To make it more professional, use https://doc.qt.io/qt-5/qthread.html#idealThreadCount

npatil15 · 16 Jun 2020, 09:31

At this (threadandconcurrent), I have found some threading solutions, so which I should prefer?

I'll explain whatever I understood about implementation:

Create threads, based on number fo CPU core available
Will have one global structure where I'll store all information extracted from threads. I'll implement a mutex lock to not affect by deadlock. A semaphore will be useless because it has no dependency on other files.
Then I can use that global variable/structure for further processing. (This part is already working fine/fast).

Correct me if anything is wrong.

J.Hilk · wrote on 16 Jun 2020, 09:31

@npatil15 sounds about right, as one solution

but instead of

Will have one global structure where I'll store all information extracted from threads. I'll implement a mutex lock to not affect by deadlock. A semaphore will be useless because it has no dependency on other files.

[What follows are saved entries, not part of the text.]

struct CtxLayout {
  size_t status, geom, aux, ranges, tile_count, tile_cursor, tile_order, chunk_start, seg_start, classes, tile_maxid,
      final_T, n_contrib, total;
  int gx, gy, tiles;
};
__host__ __device__ inline CtxLayout ctx_layout(int P, int W, int H) {
  CtxLayout L;
  L.gx = (W + TILE - 1) / TILE;
  L.gy = (H + TILE - 1) / TILE;
  L.tiles = L.gx * L.gy;
  size_t Pn = P > 0 ? (size_t)P : 1, N = (size_t)W * H;
  size_t o = 0;
  L.status = o; o += align_up(sizeof(B2RStatus));
  L.geom = o; o += align_up(Pn * sizeof(Geom));
  L.aux = o; o += align_up(Pn * 16);
  L.ranges = o; o += align_up((size_t)L.tiles * 8);
  L.tile_count = o; o += align_up((size_t)L.tiles * 4);
  L.tile_cursor = o; o += align_up((size_t)L.tiles * 4);
  L.tile_order = o; o += align_up((size_t)L.tiles * 4);
  L.chunk_start = o; o += align_up((size_t)L.tiles * 4);
  L.seg_start = o; o += align_up((size_t)L.tiles * 4);
  L.classes = o; o += align_up((size_t)CLS_COUNT * 4);
  L.tile_maxid = o; o += align_up((size_t)L.tiles * 4);
  L.final_T = o; o += align_up(N * 4);
  L.n_contrib = o; o += align_up(N * 4);
  L.total = o;
  return L;
}

struct ScratchLayout {
  size_t keys, total;
};
__host__ __device__ inline ScratchLayout scratch_layout(int P, int W, int H, uint64_t cap) {
  (void)P; (void)W; (void)H;
  ScratchLayout S;
  size_t o = 0;
  S.keys = o; o += align_up((size_t)(cap > 0 ? cap : 1) * 8);
  S.total = o;
  return S;
}

struct Ctx {
  B2RStatus* status;
  Geom* geom;
  int4* aux;
  uint2* ranges;
  float* final_T;
  uint32_t* n_contrib;
  uint32_t* dup_ids;
  uint64_t dup_capacity;
  uint32_t* tile_count;
  uint32_t* tile_cursor;
  uint32_t* tile_order;
  uint32_t* chunk_start;
  uint2* keys;
  uint64_t* status_mirror;
  uint64_t status_token;
  int gx, gy, tiles;
  uint32_t* seg_start;
  uint32_t* classes;
  uint2* seg_table;
  float* ckpt;
  uint32_t max_segs;
  uint32_t id_begin, id_span;
  const float* bg;
  uint32_t* tile_maxid;
  uint32_t skip_below;
};

__host__ __device__ inline uint32_t max_segments(int tiles, uint64_t cap) { return (uint32_t)(cap / SEG) + (uint32_t)tiles; }
__host__ __device__ inline size_t seg_table_bytes(uint32_t max_segs) { return align_up((size_t)max_segs * 8); }

inline Ctx resolve(const B2RWorkspace* ws, int P, int W, int H) {
  CtxLayout L = ctx_layout(P, W, H);
  ScratchLayout S = scratch_layout(P, W, H, ws->dup_capacity);
  char* c = (char*)ws->ctx;
  char* s = (char*)ws->scratch;
  Ctx x;
  x.status = (B2RStatus*)(c + L.status);
  x.geom = (Geom*)(c + L.geom);
  x.aux = (int4*)(c + L.aux);
  x.ranges = (uint2*)(c + L.ranges);
  x.final_T = (float*)(c + L.final_T);
  x.n_contrib = (uint32_t*)(c + L.n_contrib);
  x.dup_ids = ws->dup_ids;
  x.dup_capacity = ws->dup_capacity;
  x.tile_count = (uint32_t*)(c + L.tile_count);
  x.tile_cursor = (uint32_t*)(c + L.tile_cursor);
  x.tile_order = (uint32_t*)(c + L.tile_order);
  x.chunk_start = (uint32_t*)(c + L.chunk_start);
  x.keys = s ? (uint2*)(s + S.keys) : nullptr;
  x.status_mirror = ws->status_mirror;
  x.status_token = ws->status_token;
  x.gx = L.gx; x.gy = L.gy; x.tiles = L.tiles;
  x.seg_start = (uint32_t*)(c + L.seg_start);
  x.classes = (uint32_t*)(c + L.classes);
  x.seg_table = nullptr; x.ckpt = nullptr; x.max_segs = 0;
  if (ws->checkpoints) {
    const uint32_t ms = max_segments(L.tiles, ws->dup_capacity);
    if (ws->checkpoint_bytes >= seg_table_bytes(ms) + (size_t)ms * CK_REC_BYTES) {
      x.seg_table = (uint2*)ws->checkpoints;
      x.ckpt = (float*)((char*)ws->checkpoints + seg_table_bytes(ms));
      x.max_segs = ms;
    }
  }
  x.id_begin = 0; x.id_span = 0xffffffffu;
  x.bg = nullptr;
  x.tile_maxid = (uint32_t*)(c + L.tile_maxid);
  x.skip_below = 0;
  return x;
}

__device__ __forceinline__ float region_max_p2(float sx, float sy, float A2, float B2, float C2, float x0, float y0,
                                               float x1, float y1) {
  const float lx = sx - x1, hx = sx - x0;
  const float ly = sy - y1, hy = sy - y0;
  const bool in_x = (lx <= 0.f) && (hx >= 0.f);
  const bool in_y = (ly <= 0.f) && (hy >= 0.f);
  if (in_x && in_y) return 0.f;
  float best = -INFINITY;
  if (!in_x) {
    const float ex = lx > 0.f ? lx : hx;
    float dy = __fdividef(-B2 * ex, 2.f * C2);
    dy = fminf(fmaxf(dy, ly), hy);
    best = fmaxf(best, A2 * ex * ex + B2 * ex * dy + C2 * dy * dy);
  }
  if (!in_y) {
    const float ey = ly > 0.f ? ly : hy;
    float dx = __fdividef(-B2 * ey, 2.f * A2);
    dx = fminf(fmaxf(dx, lx), hx);
    best = fmaxf(best, A2 * dx * dx + B2 * dx * ey + C2 * ey * ey);
  }
  return best;
}
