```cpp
struct GroupMask {
    unsigned m[4];
    unsigned gt[4];
};
__device__ __forceinline__ GroupMask make_group_mask(int g)
{
    GroupMask q;
#pragma unroll
    for (int i = 0; i < 4; ++i) {
        q.m[i] = g == i ? 0xffffffffu : 0u;
        q.gt[i] = g > i ? 0xffffffffu : 0u;
    }
    return q;
}
__device__ __forceinline__ float sel4(const GroupMask& q, float c0, float c1, float c2, float c3)
{
    unsigned r = (__float_as_uint(c0) & q.m[0]) | (__float_as_uint(c1) & q.m[1]) | (__float_as_uint(c2) & q.m[2]) |
                 (__float_as_uint(c3) & q.m[3]);
    return __uint_as_float(r);
}
__device__ __forceinline__ float keep_if(unsigned mask, float v) { return __uint_as_float(__float_as_uint(v) & mask); }
__device__ __forceinline__ float rcp_nr(float x)
{
    float r = __builtin_amdgcn_rcpf(x);
    return r * __builtin_fmaf(-x, r, 2.f);
}

__device__ __forceinline__ float rows_sum4(float x)
{
    auto a = __builtin_amdgcn_permlane16_swap(__float_as_uint(x), __float_as_uint(x), false, false);
    x = __uint_as_float(a[0]) + __uint_as_float(a[1]);
    auto b = __builtin_amdgcn_permlane32_swap(__float_as_uint(x), __float_as_uint(x), false, false);
    return __uint_as_float(b[0]) + __uint_as_float(b[1]);
}
__device__ __forceinline__ float rows_max4(float x)
{
    auto a = __builtin_amdgcn_permlane16_swap(__float_as_uint(x), __float_as_uint(x), false, false);
    x = __builtin_fmaxf(__uint_as_float(a[0]), __uint_as_float(a[1]));
    auto b = __builtin_amdgcn_permlane32_swap(__float_as_uint(x), __float_as_uint(x), false, false);
    return __builtin_fmaxf(__uint_as_float(b[0]), __uint_as_float(b[1]));
}
__device__ __forceinline__ unsigned rows_maxu4(unsigned x)
{
    auto a = __builtin_amdgcn_permlane16_swap(x, x, false, false);
    x = a[0] > a[1] ? a[0] : a[1];
    auto b = __builtin_amdgcn_permlane32_swap(x, x, false, false);
    return b[0] > b[1] ? b[0] : b[1];
}

template <int Q>
__device__ __forceinline__ float quad_bcast(float v)
{
    return __int_as_float(__builtin_amdgcn_mov_dpp(__float_as_int(v), Q * 0x55, 0xf, 0xf, true));
}

namespace colm {
using namespace mm;
constexpr int row_len(int i) { return 7 - (i >> 2); }
constexpr int row_off(int i)
{
    int o = 0;
    for (int q = 0; q < i; ++q) o += row_len(q);
    return o;
}
constexpr int TOTAL = row_off(M1);
}
#define COL_AT(a, i, c) (a)[colm::row_off(i) + (c) - ((i) >> 2)]

template <int i>
__device__ __forceinline__ void col_build_rows(float (&a)[colm::TOTAL], const float* rt0, const float* rr0,
                                               const float* avs, const float* rhs2, int gs, const GroupMask& gq)
{
    using namespace mm;
    if constexpr (i < M1) {
        const float* rt_g = rt0 + gs;
        const float* rr_g = rr0 + 27 - gs;
#pragma unroll
        for (int c = i >> 2; c < 6; ++c) COL_AT(a, i, c) = rt_g[i + 4 * c] + rr_g[i - 4 * c];
        const float v24 = rt_g[i + 24] + rr_g[i - 24];
        const float r1 = rt0[i] - avs[i];
        const float r2 = rhs2 ? rhs2[i] : 0.f;
        COL_AT(a, i, 6) = sel4(gq, v24, r1, r2, 0.f);
        col_build_rows<i + 1>(a, rt0, rr0, avs, rhs2, gs, gq);
    }
}

template <int i>
__device__ __forceinline__ void col_build_rows_p(float (&a)[colm::TOTAL], const float* rt0, const float* rr0,
                                                 const float* pa6, const float* pb6, int gs)
{
    using namespace mm;
    if constexpr (i < M1) {
        const float* rt_g = rt0 + gs;
        const float* rr_g = rr0 + 27 - gs;
#pragma unroll
        for (int c = i >> 2; c < 6; ++c) COL_AT(a, i, c) = rt_g[i + 4 * c] + rr_g[i - 4 * c];
        COL_AT(a, i, 6) = pa6[i] + pb6[i];
        col_build_rows_p<i + 1>(a, rt0, rr0, pa6, pb6, gs);
    }
}

template <int Q>
__device__ __forceinline__ void fmac_quad_bcast(float& acc, float s0, float s1)
{
    if constexpr (Q == 0)
        asm volatile("v_fmac_f32_dpp %0, %1, %2 quad_perm:[0,0,0,0] row_mask:0xf bank_mask:0xf" : "+v"(acc) : "v"(s0), "v"(s1));
    else if constexpr (Q == 1)
        asm volatile("v_fmac_f32_dpp %0, %1, %2 quad_perm:[1,1,1,1] row_mask:0xf bank_mask:0xf" : "+v"(acc) : "v"(s0), "v"(s1));
    else if constexpr (Q == 2)
        asm volatile("v_fmac_f32_dpp %0, %1, %2 quad_perm:[2,2,2,2] row_mask:0xf bank_mask:0xf" : "+v"(acc) : "v"(s0), "v"(s1));
    else
        asm volatile("v_fmac_f32_dpp %0, %1, %2 quad_perm:[3,3,3,3] row_mask:0xf bank_mask:0xf" : "+v"(acc) : "v"(s0), "v"(s1));
}

template <int k, int i>
__device__ __forceinline__ void col_update_rows(float (&a)[colm::TOTAL], const float (&pneg)[7])
{
    using namespace mm;
    if constexpr (i < M1) {
#pragma unroll
        for (int c = i >> 2; c < 7; ++c) fmac_quad_bcast<(i & 3)>(COL_AT(a, i, c), pneg[(i >> 2) - (k >> 2)], COL_AT(a, k, c));
        col_update_rows<k, i + 1>(a, pneg);
    }
}
template <int k>
__device__ __forceinline__ void col_elim_step(float (&a)[colm::TOTAL])
{
    const float ninv = -__builtin_amdgcn_rcpf(quad_bcast<(k & 3)>(COL_AT(a, k, k >> 2)));
    float pneg[7];
    constexpr int NP = 7 - (k >> 2);
#pragma unroll
    for (int c = 0; c < 7; ++c) pneg[c] = c < NP ? COL_AT(a, k, (c < NP ? c : 0) + (k >> 2)) * ninv : 0.f;
    if constexpr (NP == 7)
        asm volatile("s_nop 1" : "+v"(pneg[0]), "+v"(pneg[1]), "+v"(pneg[2]), "+v"(pneg[3]), "+v"(pneg[4]), "+v"(pneg[5]), "+v"(pneg[6]));
    else if constexpr (NP == 6)
        asm volatile("s_nop 1" : "+v"(pneg[0]), "+v"(pneg[1]), "+v"(pneg[2]), "+v"(pneg[3]), "+v"(pneg[4]), "+v"(pneg[5]));
    else if constexpr (NP == 5)
        asm volatile("s_nop 1" : "+v"(pneg[0]), "+v"(pneg[1]), "+v"(pneg[2]), "+v"(pneg[3]), "+v"(pneg[4]));
    else if constexpr (NP == 4)
        asm volatile("s_nop 1" : "+v"(pneg[0]), "+v"(pneg[1]), "+v"(pneg[2]), "+v"(pneg[3]));
// ... 245 lines not shown
```

Measured before the change: 575.9 million frames/s.

## Stream mcep constant image into LDS asynchronously, overlapped with first STFT tile

The prologue used to copy the D/E image and several small E/D tail tables into LDS with plain loads and stores before a block barrier. Those tail tables are now precomputed into the prepared image, so the whole head is one linear block. Filler waves load it with global_load_lds_dwordx4 during their first tile's STFT pass and signal completion through an LDS counter. The solver waits on that counter before its first iteration, which takes the prologue's latency off the critical path at the cost of spin-wait synchronisation and inline-asm m0 handling.

```diff
diff --git a/diffsptk_amd/csrc/f16_split.h b/diffsptk_amd/csrc/f16_split.h
--- a/diffsptk_amd/csrc/f16_split.h
+++ b/diffsptk_amd/csrc/f16_split.h
@@ -32,7 +32,11 @@
 constexpr float SL = 128.f;
 constexpr int IMG_D = 16 * 64 * 8, IMG_E = 24 * 64 * 8, IMG_G = 16 * 64 * 8;
 constexpr int IMG_DH = 0, IMG_DL = IMG_DH + IMG_D, IMG_EH = IMG_DL + IMG_D, IMG_EL = IMG_EH + IMG_E;
-constexpr int IMG_GH = IMG_EL + IMG_E, IMG_GL = IMG_GH + IMG_G, IMG_HALVES = IMG_GL + IMG_G;
+constexpr int IMG_FT = 256 + 52 + 32;
+constexpr int IMG_TAIL = IMG_EL + IMG_E;
+constexpr int IMG_FILL_BYTES = IMG_TAIL * 2 + IMG_FT * 4;
+constexpr int IMG_GH = IMG_TAIL + 2 * IMG_FT, IMG_GL = IMG_GH + IMG_G, IMG_HALVES = IMG_GL + IMG_G;
+static_assert(IMG_FILL_BYTES % 16 == 0 && (2 * IMG_GH) % 16 == 0, "16-byte pieces: the linear fill, the streamed G image");
 constexpr int IMG_BYTES = IMG_HALVES * 2 + 32 * 4;
 constexpr int EMAX_LOG2 = 15;
 constexpr int DH_OFF = 0;
diff --git a/diffsptk_amd/csrc/mcep_mfma_f16.h b/diffsptk_amd/csrc/mcep_mfma_f16.h
--- a/diffsptk_amd/csrc/mcep_mfma_f16.h
+++ b/diffsptk_amd/csrc/mcep_mfma_f16.h
@@ -33,7 +33,13 @@
 constexpr int H_AV = H_D256 + 32;
 constexpr int H_NAV = H_AV + 28;
 constexpr int H_ZERO = H_NAV + 28;
-constexpr int H_WAVE = H_ZERO + 28;
+constexpr int H_READY = H_ZERO + 28;
+constexpr int H_WAVE = H_READY + 4;
+static_assert(H_AV - H_E48 == IMG_FT && (H_E48 - DH_OFF) * 2 == IMG_TAIL, "the prepared block's head is the LDS layout DH_OFF .. H_AV");
+constexpr int H_FILL_PIECES = (IMG_FILL_BYTES + 1023) / 1024;
+constexpr int H_FILL_LAST_LANES = (IMG_FILL_BYTES - 1024 * (H_FILL_PIECES - 1)) / 16;
+constexpr int H_FILLERS = 4;
+constexpr int H_TAU_PIECE = ((H_E256 + 50 - DH_OFF) * 4) / 1024;
 constexpr int h_lds_floats(int waves) { return H_WAVE + waves * WAVE_FLOATS; }
 constexpr int FU_LC = 400;
 constexpr int FU_NR = (FU_LC + 31) / 32;
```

you could add a copy constructor to a smaller struct and use signal & slots to transfer it across threads.

Depending on the complexity of your struct it may however be just as complex to write than your mutex solution :)

JonB · wrote on 16 Jun 2020, 09:38

@npatil15

You do not want to try to create 25,000 threads for that number of files! :) As @mrjj & you have discovered, a small number.
[I see @J-Hilk has replied while I am typing this.] You could use mutexs, or you may find that sending a (queued, cross-thread) signal is faster, you'd have to test.
My guess, based on no experience and holding a finger to the wind, is that this approach will approximately halve your processing time. (Let us know!) However, if you can afford to do what I said about text-searching the files for the required string and only JSON-parsing the resultant hit files, and if that eliminates a large number of contenders (say >50%), this will make a big difference, as the JSON parsing will be really slow compared to reading/searching....

npatil15 · wrote on 16 Jun 2020, 09:45

@JonB Yeah I got the scenario for implementation.
I'll try to implement it, and get back with how it works compared to the previous implementation.